Cuando llegamos al foco del incendio entre los cinco no sumábamos ni dos pulmones, cuando creíamos que aquello nos podría, vimos iluminadas por el fuego, las siluetas de los compañeros de la brigada que sabíamos estaba en camino. Entre todos lo sofocamos y, una vez controlado, quedaba repasarlo y extinguirlo definitivamente. Y allí, humeando entre las brasas, entre tocones, raíces y grietas, vi al “abuelo José”. Recuerdo que pensé en voz alta- “Si la bajada ha sido jodida, cagate con la subida”.
Subimos. Y teníais que haber visto al “abuelo José”, empapado en sudor, los ojos vidriosos y el pecho silbando. “Déjeme llevarle la azada hombre”, “Suba a caballito”, “Abuelo le hecho una carrerita”. Y el abuelo sonreía resignado, apretaba los dientes y para arriba. Antes de llegar vomito dos veces.

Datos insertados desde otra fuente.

+struct XfsArgs {
+  XwArgs a;
+  uint32_t spin;
+  unsigned *err;
+};
+
+template <int U>
+__global__ __launch_bounds__(kBsThreads) void spmm_xw_fwd_ws_kernel(const XfsArgs A) {
+  const XwArgs &a = A.a;
+  __shared__ __attribute__((aligned(16))) char lds[kXfsLds];
+  const int tid = threadIdx.x;
+  const int lane = tid & 63;
+  const int wave = __builtin_amdgcn_readfirstlane(tid >> 6);
+  const int gl = lane & 31, grp = lane >> 5;
+  int *ctr = reinterpret_cast<int *>(lds + kXfsCtrOff);
+  int *filled = ctr, *mdone = ctr + 8, *freed = ctr + 16, *cid = ctr + 24, *tslot = ctr + 32;
+  int *staged = ctr + 48, *tpub = ctr + 49, *abort_word = ctr + 50;
+  if (tid < 64) ctr[tid] = 0;
+  __syncthreads();
+
+  const int64_t n_chunks = (a.n_rows + kXwRows - 1) / kXwRows;
+  const bool dyn = a.dyn_first >= 0;
+  auto rows_in = [&](int c) -> uint32_t {
+    const int64_t r = a.n_rows - (int64_t)c * kXwRows;
+    return (uint32_t)(r >= kXwRows ? kXwRows : r);
+  };
+
+  if (wave < kBsNG) {
+    const int n_stat = (int)my_chunks(dyn ? (int64_t)a.dyn_first : n_chunks);
+    auto stat_chunk = [&](int i) -> int {
+      return i < n_stat ? (int)(blockIdx.x + i * gridDim.x) : -1;
+    };
+    auto row_of = [&](int c, int second) -> int64_t {
+      return (int64_t)c * kXwRows + 4 * wave + 2 * second + grp;
+    };
+    const auto rx = buf_rsrc(a.X, (uint32_t)(a.n_cols * a.ldx * 4));
+    const uint32_t ldx_b = (uint32_t)a.ldx * 4u;
+    int c0 = stat_chunk(0), c1 = stat_chunk(1);
+    RowMeta cur[2] = {}, nxt[2] = {};
+#pragma unroll
+    for (int j = 0; j < 2; ++j) {
+      meta_rowptr(a.rowptr, row_of(c0, j), c0 >= 0 && row_of(c0, j) < a.n_rows, cur[j]);
+      meta_first(a.col, a.w, gl, cur[j]);
+      meta_rowptr(a.rowptr, row_of(c1, j), c1 >= 0 && row_of(c1, j) < a.n_rows, nxt[j]);
+    }
+    RollWin<U> win;
+    roll_first<U>(rx, ldx_b, cur[0], cur[1], gl, grp, win);
+    int k = 0, b = 0, gen = 0;
+    while (c0 >= 0) {
+      uint32_t ticket = 0;
+      const bool draw = dyn && wave == 0 && k + kXfsLead >= n_stat;
+      if (draw && lane == 0)
+        ticket = __hip_atomic_fetch_add(a.claim, 1u, __ATOMIC_RELAXED, __HIP_MEMORY_SCOPE_AGENT);
+      int c2 = stat_chunk(k + 2);
+      if (dyn && k + 2 >= n_stat) {
+        if (!bs_wait_ge(tpub, k + 3, abort_word, A.spin)) break;
+        c2 = bs_lds_load(tslot + ((k + 2) & 15));
+      }
+      RowMeta nn[2];
+#pragma unroll
+      for (int j = 0; j < 2; ++j) {
+        meta_first(a.col, a.w, gl, nxt[j]);
+        const int64_t r2 = row_of(c2, j);
+        meta_rowptr_raw(a.rowptr, r2, c2 >= 0 && r2 < a.n_rows, nn[j]);
+      }
+      const int64_t r0 = (int64_t)c0 * kXwRows;
+      const int lr0 = 4 * wave + grp;
+      float rsc[2] = {1.0f, 1.0f};
+      float acc[2][4];
+      gather_row2_roll<U>(rx, ldx_b, a.rowptr, a.col, a.w, r0 + lr0, r0 + lr0 + 2, cur[0], cur[1],
+                          nxt[0], nxt[1], c1 >= 0, gl, grp, acc[0], acc[1], win, nullptr, a.n_rows,
+                          rsc);
+      if (a.Z != nullptr) {
+        const auto rz = buf_rsrc(a.Z + r0 * a.ldz, rows_in(c0) * (uint32_t)a.ldz * 4u);
+#pragma unroll
+        for (int j = 0; j < 2; ++j)
+          __builtin_amdgcn_raw_buffer_store_b128(
+              __builtin_bit_cast(u32x4, make_float4(acc[j][0], acc[j][1], acc[j][2], acc[j][3])),
+              rz, 4 * (int)((lr0 + 2 * j) * a.ldz + 4 * gl), 0, MGCN_NT_AUX);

Cuando nos cambiábamos junto a al pista forestal me ofreció un cigarro, mientras le daba fuego pude observar su rostro surcado de arrugas, reseco y duro, como el cuero viejo. Fumábamos juntos para protegernos del frió viento, se le veía hosco y concentrado. Moreno y mal afeitado, la colilla le colgaba en los labios como si fueran a llevarlo al paredón.
Hoy he podido leer en una circular que me ha hecho llegar un compañero, que en la visita que les hizo el Director General de Interior dijo cosas como esta: “Estamos valorando si los mayores de cincuenta años podrán continuar con nosotros”. Al leer esto he recordado las palabras de algún técnico forestal, del diputado de turno, que aludían a la nula operatividad de nuestros compañeros mayores. A mi quienes me parecen ya no solo poco operativos, sino impresentables son todos esos bocazas sonrientes que llevan años justificando su incompetencia. Pero a lo mejor es que yo compartí un cigarro con “el abuelo José” aquella noche y ellos no.

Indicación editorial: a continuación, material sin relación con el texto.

# i2Nav-WHU/IC-GVINS

Measured on NVIDIA H100. Metric: frames/sec (KLT+BA) 1280x560 300-feat 10-KF window, higher is better.
Workload: dtype u8/int32 fixed point + f32 (KLT), f64 (BA)

## Files before the change

ic_gvins_b200/csrc/ba.cu:

```cuda
#include <cooperative_groups.h>
#include <dlfcn.h>
#include <unistd.h>
#include <math.h>
#include <nccl.h>
#include <stdlib.h>
#include <string.h>

#include <algorithm>
#include <string>
#include <thread>
#include <vector>

#include "ba_math.cuh"
#include "common.cuh"
#include "geom_core.cuh"

namespace icg {
using namespace bam;
namespace cg = cooperative_groups;

constexpr int BA_SPLIT_W = 4;
constexpr int BA_CHOL_NB = 8;
constexpr int BA_MARG_MAXB = 72;
constexpr int BA_MAX_NODES = 32;

struct BaCaps {
    int NW, K, L, F, G, R;
    int NCV, N, NS, NCA, RJ, LP, NVB;
    int GQ;
};

struct WinDims {
    int K, L, F, n_imu, n_gnss, marg_r, marg_nb;
    int ext_const, td_const, reproj_huber, gnss_huber, has_imu_error, has_pose_prior, has_mix_prior;
    double reproj_sinv;
};

struct LmState {
    double radius, decrease_factor, x_cost, x_norm, cand_cost, model_cost_change, step_norm, gmax, initial_cost, cost_cam;
    int iter, n_success, n_invalid, done, need_lin, last_success, first, step_valid, fresh_lin, max_iter, chol_ok;
};

struct ShardDev {
    int split;
    int PK, BS, RV;
    double *peer[8];
    size_t off_inbox, off_bcast, off_scal, off_flagA, off_flagB, off_flagC;
    double *redv;
    int *err;
    double *slm;
    int *slm_cnt;
};

struct BaDev {
    ShardDev S;
    WinDims *dims;
    LmState *st;
    double *pose, *mix, *ext, *rho;
    double *pose_c, *mix_c, *ext_c, *rho_c;
    double *pose_0, *mix_0, *ext_0, *rho_0;
    uint8_t *f_active_0;
    double *gnss_std_0;
    uint8_t *f_active;
    int *lm_off;
    int *lm_perm;
    int *vb_lm0;
    int *ref_nrun;
    int *f_meta_s;
    double *f_const_s;
    int *vis_ord;
    int *part_off, *pair_ro, *npairs;
    double *gpart;
    int *vis_cnt;
    double *Mp;
    double *AW;
    double *costf;
    double *hl, *gl, *scale_l, *scale_c;
    double *Hc, *gc;
    double *Hs;
    double *visv;
    double *imu_blob, *imu_U;
    int *gnss_node;
    double *gnss_blh, *gnss_std, *lever;
    double *pose_prior, *pose_prior_sinfo, *mix_prior, *mix_prior_std;
    int *marg_type, *marg_node;
    double *marg_x0, *marg_H0, *marg_b0, *marg_c0;
    double *cost_part;
    double *red;
    double *redmax;
    double *red2;
    int rank, world;
    double *step_c, *step_l;
    double *Sglobal;
    unsigned long long *clk;
};

__device__ __forceinline__ int col_pose(int k) { return 6 * k; }
__device__ __forceinline__ int col_ext(int K) { return 6 * K; }
__device__ __forceinline__ int col_td(int K) { return 6 * K + 6; }
__device__ __forceinline__ int col_mix(int K, int k) { return 6 * K + 7 + 9 * k; }

__device__ __forceinline__ int jc_off(int a) { return a < 18 ? (a / 6) * 12 + (a % 6) : 36 + 2 * (a - 18); }
__device__ __forceinline__ int jc_row1(int a) { return a < 18 ? 6 : 1; }
__device__ __forceinline__ int tri20(int la, int lb) {
    return la * 20 - la * (la - 1) / 2 + (lb - la);
}
__device__ __forceinline__ void dmma884(double &c0, double &c1, double a, double b) {
    asm volatile("mma.sync.aligned.m8n8k4.row.col.f64.f64.f64.f64 {%0,%1}, {%2}, {%3}, {%0,%1};" : "+d"(c0), "+d"(c1) : "d"(a), "d"(b));
}
constexpr int LV_LD = 45;
constexpr size_t LV_SMEM = sizeof(double) * (128 * LV_LD + (BA_MAX_NODES + 1) * NODE_FRAME_LD);
__global__ void __launch_bounds__(128, 4) ba_lin_vis(BaCaps C, BaDev D) {
    extern __shared__ double lv_sm[];
    __shared__ int s_ord[128], s_gbeg[BA_MAX_NODES], s_gend[BA_MAX_NODES], s_last, s_p0, s_np;
    double (*s_rec)[LV_LD] = (double (*)[LV_LD]) lv_sm;
    double (*s_frame)[NODE_FRAME_LD] = (double (*)[NODE_FRAME_LD]) (lv_sm + 128 * LV_LD);
    const int w = blockIdx.y;
    const LmState &st = D.st[w];
    if (st.done || !st.need_lin) return;
    const int *vb = D.vb_lm0 + (size_t) w * C.NVB;
    if ((int) blockIdx.x >= vb[C.NVB - 1]) return;
    const WinDims dm = D.dims[w];
    const int tid = threadIdx.x;
    const int *off = D.lm_off + (size_t) w * (C.L + 1);
    const int pA = vb[blockIdx.x], pB = vb[blockIdx.x + 1];
    const int s0 = off[pA], nslot = off[pB] - s0;
    if (tid <= dm.K) node_frame(tid < dm.K ? D.pose + ((size_t) w * C.K + tid) * 7 : D.ext + (size_t) w * 8, s_frame[tid]);
    if (tid < BA_MAX_NODES) s_gbeg[tid] = s_gend[tid] = 0;
    if (tid == 0) s_np = 0;
    __syncthreads();
    if (tid < nslot) {
        const int q = s0 + tid;
        double r[2], Ji[12], Jj[12], Je[12], Jr[2], Jt[2], cost = 0;
        const int4 meta = ((const int4 *) D.f_meta_s)[(size_t) w * C.F + q];
        const int i = meta.y, j = meta.z, f = meta.w;
        if (D.f_active[(size_t) w * C.F + f] != 0) {
            const double *ext = D.ext + (size_t) w * 8;
            reproj_eval_frames(s_frame[i], s_frame[j], s_frame[dm.K], D.rho[(size_t) w * C.L + meta.x], ext[7],
                               D.f_const_s + ((size_t) w * C.F + q) * 14, dm.reproj_sinv, true, r, Ji, Jj, Je, Jr, Jt);
            if (dm.ext_const)
                for (int k = 0; k < 12; k++) Je[k] = 0;
            if (dm.td_const) Jt[0] = Jt[1] = 0;
            double sq = r[0] * r[0] + r[1] * r[1], sc = 1.0;
            if (dm.reproj_huber)
                huber(sq, cost, sc);
            else
                cost = 0.5 * sq;
            if (sc != 1.0) {
                for (int k = 0; k < 12; k++) Ji[k] *= sc, Jj[k] *= sc, Je[k] *= sc;
                Jr[0] *= sc, Jr[1] *= sc, Jt[0] *= sc, Jt[1] *= sc, r[0] *= sc, r[1] *= sc;
            }
        } else {
            for (int k = 0; k < 12; k++) Ji[k] = Jj[k] = Je[k] = 0;
            Jr[0] = Jr[1] = Jt[0] = Jt[1] = r[0] = r[1] = 0;
        }
        D.costf[(size_t) w * C.F + f] = cost;
        double *sr = s_rec[tid];
#pragma unroll
        for (int k = 0; k < 12; k++) sr[k] = Ji[k], sr[12 + k] = Jj[k], sr[24 + k] = Je[k];
        sr[36] = Jt[0], sr[37] = Jt[1], sr[38] = r[0], sr[39] = r[1];
        sr[40] = Jr[0], sr[41] = Jr[1], sr[42] = (double) j, sr[43] = (double) i;
    }
    __syncthreads();
    const int lane = tid & 31, warp = tid >> 5;
    if (nslot > 0) {
        if (tid < nslot) {
            const int *ord = D.vis_ord + (size_t) w * C.F + s0;
            const int v = ord[tid], ob = (int) s_rec[v & 255][42];
            s_ord[tid] = v;
            if (tid == 0 || (int) s_rec[ord[tid - 1] & 255][42] != ob) s_gbeg[ob] = tid;
            if (tid == nslot - 1 || (int) s_rec[ord[tid + 1] & 255][42] != ob) s_gend[ob] = tid + 1;
        }
        __syncthreads();
        const int kk = lane & 3, g = lane >> 2;
        int o[3];
#pragma unroll
        for (int t = 0; t < 3; t++) {
            const int a = 8 * t + g;
            o[t] = a < 20 ? jc_off(a) + (kk & 1) * jc_row1(a) : -1;
        }
        for (int ob = warp; ob < dm.K; ob += 4) {
            const int beg = s_gbeg[ob], end = s_gend[ob];
            if (beg == end) continue;
            double c00[2] = {0, 0}, c01[2] = {0, 0}, c02[2] = {0, 0}, c11[2] = {0, 0}, c12[2] = {0, 0}, c22[2] = {0, 0};
            constexpr int UNR = 2;
            for (int base = beg; base < end; base += 2 * UNR) {
                double x[UNR][3];
#pragma unroll
                for (int u = 0; u < UNR; u++) {
                    const int q = base + 2 * u + (kk >> 1);
                    const bool ok = q < end;
                    const double *rec = s_rec[ok ? s_ord[q] & 255 : 0];
#pragma unroll
                    for (int t = 0; t < 3; t++) x[u][t] = (ok && o[t] >= 0) ? rec[o[t]] : 0.0;
                }
#pragma unroll
                for (int u = 0; u < UNR; u++) {
                    dmma884(c00[0], c00[1], x[u][0], x[u][0]);
                    dmma884(c01[0], c01[1], x[u][0], x[u][1]);
                    dmma884(c02[0], c02[1], x[u][0], x[u][2]);
                    dmma884(c11[0], c11[1], x[u][1], x[u][1]);
                    dmma884(c12[0], c12[1], x[u][1], x[u][2]);
                    dmma884(c22[0], c22[1], x[u][2], x[u][2]);
                }
            }
            double *pp = D.gpart + ((size_t) w * C.GQ + (s_ord[beg] >> 8)) * 210;
            auto put = [&](int ti, int tj, const double *c) {
#pragma unroll
                for (int e = 0; e < 2; e++) {
                    const int la = 8 * ti + g, lb = 8 * tj + 2 * kk + e;
                    if (la <= lb && lb < 20) pp[tri20(la, lb)] = c[e];
                }
            };
            put(0, 0, c00), put(0, 1, c01), put(0, 2, c02), put(1, 1, c11), put(1, 2, c12), put(2, 2, c22);
        }
        __threadfence();
    }
    const int *perm = D.lm_perm + (size_t) w * C.L;
    const int K = dm.K, NCV = 6 * K + 7, NCA = 4 * ((NCV + 1 + 3) / 4);
    const int grp = tid >> 3, sl = tid & 7;
    int o0[3], o1[3];
#pragma unroll
    for (int t = 0; t < 3; t++) {
        const int c = sl + 8 * t;
        o0[t] = c < 19 ? jc_off(c) : 38, o1[t] = c < 19 ? o0[t] + jc_row1(c) : 39;
    }
    for (int pl = pA + grp; pl < pB; pl += 16) {
        const int l = perm[pl], f0 = off[pl] - s0, nf = off[pl + 1] - off[pl];
        double *row = D.AW + ((size_t) w * C.LP + l) * C.NCA;
        for (int c = sl; c < NCA; c += 8) row[c] = 0.0;
        __syncwarp(0xffu << (tid & 24));
        double acc[3] = {0, 0, 0};
        for (int q = 0; q < nf; q++) {
            const double *rec = s_rec[f0 + q];
            const double r0 = rec[40], r1 = rec[41];
            const int ob = (int) rec[42];
#pragma unroll
            for (int t = 0; t < 3; t++) {
                const int c = sl + 8 * t;
                if (c == 20) {
                    acc[t] += r0 * r0 + r1 * r1;
                } else if (c < 20) {
                    const double v = rec[o0[t]] * r0 + rec[o1[t]] * r1;
                    if (c >= 6 && c < 12)
                        row[col_pose(ob) + c - 6] = v;
                    else
                        acc[t] += v;
                }
            }
        }
        const int ref = nf > 0 ? (int) s_rec[f0][43] : 0;
#pragma unroll
        for (int t = 0; t < 3; t++) {
            const int c = sl + 8 * t;
            if (nf > 0) {
                if (c < 6) row[col_pose(ref) + c] = acc[t];
                else if (c >= 12 && c < 18) row[col_ext(K) + c - 12] = acc[t];
                else if (c == 18) row[col_td(K)] = acc[t];
            }
            if (c == 19) {
                row[NCV] = acc[t];
                D.gl[(size_t) w * C.L + l] = acc[t];
            } else if (c == 20) {
                D.hl[(size_t) w * C.L + l] = acc[t];
                if (st.first) D.scale_l[(size_t) w * C.L + l] = 1.0 / (1.0 + sqrt(acc[t]));
            }
        }
    }
    if (nslot == 0) return;
    const int rn = (int) s_rec[0][43];
    __syncthreads();
    if (tid == 0) s_last = atomicAdd(D.vis_cnt + (size_t) w * C.K + rn, 1) == D.ref_nrun[(size_t) w * C.K + rn] - 1;
    __syncthreads();
    if (!s_last) return;
    __threadfence();
    if (tid == 0) D.vis_cnt[(size_t) w * C.K + rn] = 0;
    const int PM = C.K * (C.K - 1), P = D.npairs[w];
    const int *pro = D.pair_ro + (size_t) w * PM, *poff = D.part_off + (size_t) w * (PM + 1);
    for (int p = tid; p < P; p += 128)
        if ((pro[p] >> 8) == rn) {
            atomicAdd(&s_np, 1);
            if (p == 0 || (pro[p - 1] >> 8) != rn) s_p0 = p;
        }
    __syncthreads();
    const double *part = D.gpart + (size_t) w * C.GQ * 210;
    double *Mp = D.Mp + (size_t) w * PM * 210;
    for (int p = s_p0 + warp; p < s_p0 + s_np; p += 4) {
        const int k0 = poff[p], k1 = poff[p + 1];
        double acc[7];
#pragma unroll
        for (int j = 0; j < 7; j++) acc[j] = lane + 32 * j < 210 ? __ldcg(part + (size_t) k0 * 210 + lane + 32 * j) : 0.0;
        for (int k = k0 + 1; k < k1; k++) {
            double v[7];
#pragma unroll
            for (int j = 0; j < 7; j++) v[j] = lane + 32 * j < 210 ? __ldcg(part + (size_t) k * 210 + lane + 32 * j) : 0.0;
#pragma unroll
            for (int j = 0; j < 7; j++) acc[j] += v[j];
        }
#pragma unroll
        for (int j = 0; j < 7; j++)
            if (lane + 32 * j < 210) Mp[(size_t) p * 210 + lane + 32 * j] = acc[j];
    }
}


__device__ __forceinline__ void gram2_slots(const BaCaps &C, const BaDev &D, int w, int K, short *s_slot) {
    const int PM = C.K * (C.K - 1), P = D.npairs[w];
    const int *pro = D.pair_ro + (size_t) w * PM;
    for (int e = threadIdx.x; e < K * K; e += blockDim.x) s_slot[e] = -1;
    __syncthreads();
    for (int p = threadIdx.x; p < P; p += blockDim.x) s_slot[(pro[p] >> 8) * K + (pro[p] & 255)] = (short) p;
    __syncthreads();
}
__device__ __forceinline__ double gram2_entry(const BaCaps &C, const BaDev &D, int w, int K, const short *s_slot, int A, int B) {
    const int PM = C.K * (C.K - 1), P = D.npairs[w];
    const double *Mp = D.Mp + (size_t) w * PM * 210;
    const int bA = A < 6 * K ? A / 6 : K, bB = B < 6 * K ? B / 6 : K;
    const int a = A - 6 * bA, b = B - 6 * bB;
    const int ga = 12 + a, gb = 12 + b;
    double sum = 0;
    if (bA == K) {
        const int idx = tri20(ga, gb);
        double s4[4] = {0, 0, 0, 0};
        int p = 0;
        for (; p + 16 <= P; p += 16) {
            double v[16];
#pragma unroll
            for (int u = 0; u < 16; u++) v[u] = Mp[(size_t) (p + u) * 210 + idx];
#pragma unroll
            for (int u = 0; u < 16; u++) s4[u & 3] += v[u];
        }
        for (; p < P; p++) s4[p & 3] += Mp[(size_t) p * 210 + idx];
        sum = (s4[0] + s4[1]) + (s4[2] + s4[3]);
    } else if (bB == K || bB == bA) {
        const int i1 = tri20(a, bB == K ? gb : b), i2 = tri20(6 + a, bB == K ? gb : 6 + b);
        for (int o0 = 0; o0 < K; o0 += 8) {
            double v1[8], v2[8];
#pragma unroll
            for (int u = 0; u < 8; u++) {
                const int o = o0 + u;
                const int p1 = o < K ? s_slot[bA * K + o] : -1, p2 = o < K ? s_slot[o * K + bA] : -1;
                v1[u] = p1 >= 0 ? Mp[(size_t) p1 * 210 + i1] : 0.0;
                v2[u] = p2 >= 0 ? Mp[(size_t) p2 * 210 + i2] : 0.0;
            }
#pragma unroll
            for (int u = 0; u < 8; u++) sum += v1[u], sum += v2[u];
        }
    } else {
        const int p1 = s_slot[bA * K + bB], p2 = s_slot[bB * K + bA];
        if (p1 >= 0) sum += Mp[(size_t) p1 * 210 + tri20(a, 6 + b)];
        if (p2 >= 0) sum += Mp[(size_t) p2 * 210 + tri20(b, 6 + a)];
    }
    return sum;
}

__device__ __forceinline__ double block_sum(double v, double *s_red);
__device__ __forceinline__ double block_max(double v, double *s_red);
__device__ __forceinline__ double *x_inbox(const BaDev &D, int peer, int w, int from);
__device__ __forceinline__ int tri_idx(int A, int B, int ncv);

__device__ __forceinline__ void schur_store(const BaCaps &C, const BaDev &D, int w, int K, const short *s_slot, int A, int B, double cw) {
    const int NCV = 6 * K + 7;
    const bool nccl = !D.S.split && D.world > 1;
    if (A == NCV && !nccl) return;
    const size_t e = (size_t) w * C.NS * C.NS + (size_t) B * C.NS + A;
    const double hc = !D.S.split && !nccl && B < NCV ? D.Hc[e] : 0.0;
    const double cj = gram2_entry(C, D, w, K, s_slot, A, B);
    if (D.S.split) {
        double *P = x_inbox(D, w % D.world, w, D.rank);
        const int TRI = NCV * (NCV + 1) / 2;
        if (B < NCV) {
            P[tri_idx(A, B, NCV)] = cj - cw;
            if (A == B) P[TRI + A] = cj;
        } else {
            P[TRI + NCV + A] = cj;
            P[TRI + 2 * NCV + A] = cw;
        }
    } else if (nccl) {
        const size_t NN = (size_t) C.NCA * C.NCA;
        double *R = D.red + (size_t) w * (2 * NN + 8);
        R[(size_t) A * C.NCA + B] = R[(size_t) B * C.NCA + A] = cj;
        R[NN + (size_t) A * C.NCA + B] = R[NN + (size_t) B * C.NCA + A] = cw;
    } else {
        double *V = D.visv + (size_t) w * 3 * C.NCV;
        if (B < NCV) {
            D.Hs[e] = hc + (cj - cw);
            if (A == B) V[A] = cj;
        } else {
            V[NCV + A] = cj, V[2 * NCV + A] = cw;
        }
    }
}

__device__ __forceinline__ void schur_scalars(const BaCaps &C, const BaDev &D, int w, const WinDims &dm, double *s_red) {
    const int tid = threadIdx.x;
    double c = 0, q = 0, gm = 0;
    for (int f = tid; f < dm.F; f += 256) c += D.costf[(size_t) w * C.F + f];
    for (int l = tid; l < dm.L; l += 256) {
        const double r = D.rho[(size_t) w * C.L + l];
        q += r * r;
        gm = fmax(gm, fabs(D.gl[(size_t) w * C.L + l]));
    }
    c = block_sum(c, s_red);
    q = block_sum(q, s_red);
    gm = block_max(gm, s_red);
    if (tid != 0) return;
    if (D.S.split) {
        const int NCV = 6 * dm.K + 7, TRI = NCV * (NCV + 1) / 2;
        double *P = x_inbox(D, w % D.world, w, D.rank);
        P[TRI + 3 * NCV] = c, P[TRI + 3 * NCV + 1] = q, P[TRI + 3 * NCV + 2] = gm;
    } else {
        const size_t NN = (size_t) C.NCA * C.NCA;
        double *R = D.red + (size_t) w * (2 * NN + 8);
        R[2 * NN] = c, R[2 * NN + 1] = q;
        for (int k = 2; k < 8; k++) R[2 * NN + k] = 0;
        D.redmax[w] = gm;
    }
}
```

Ahora, cuando me siento a descansar tras un incendio y me fumo un cigarro, recuerdo la mirada perdida en los ojos del “abuelo José” y sonrió a la memoria del abuelo, que me enseño uno de los oficios mas duros, mas ingratos y mas hermosos del mundo. Brigadas Rurales de Emergencia.

2 comentarios

Ardid -

No se trata de que lo hubieran compartido o no, sino de que hubieran sabido mirar. Y sentir.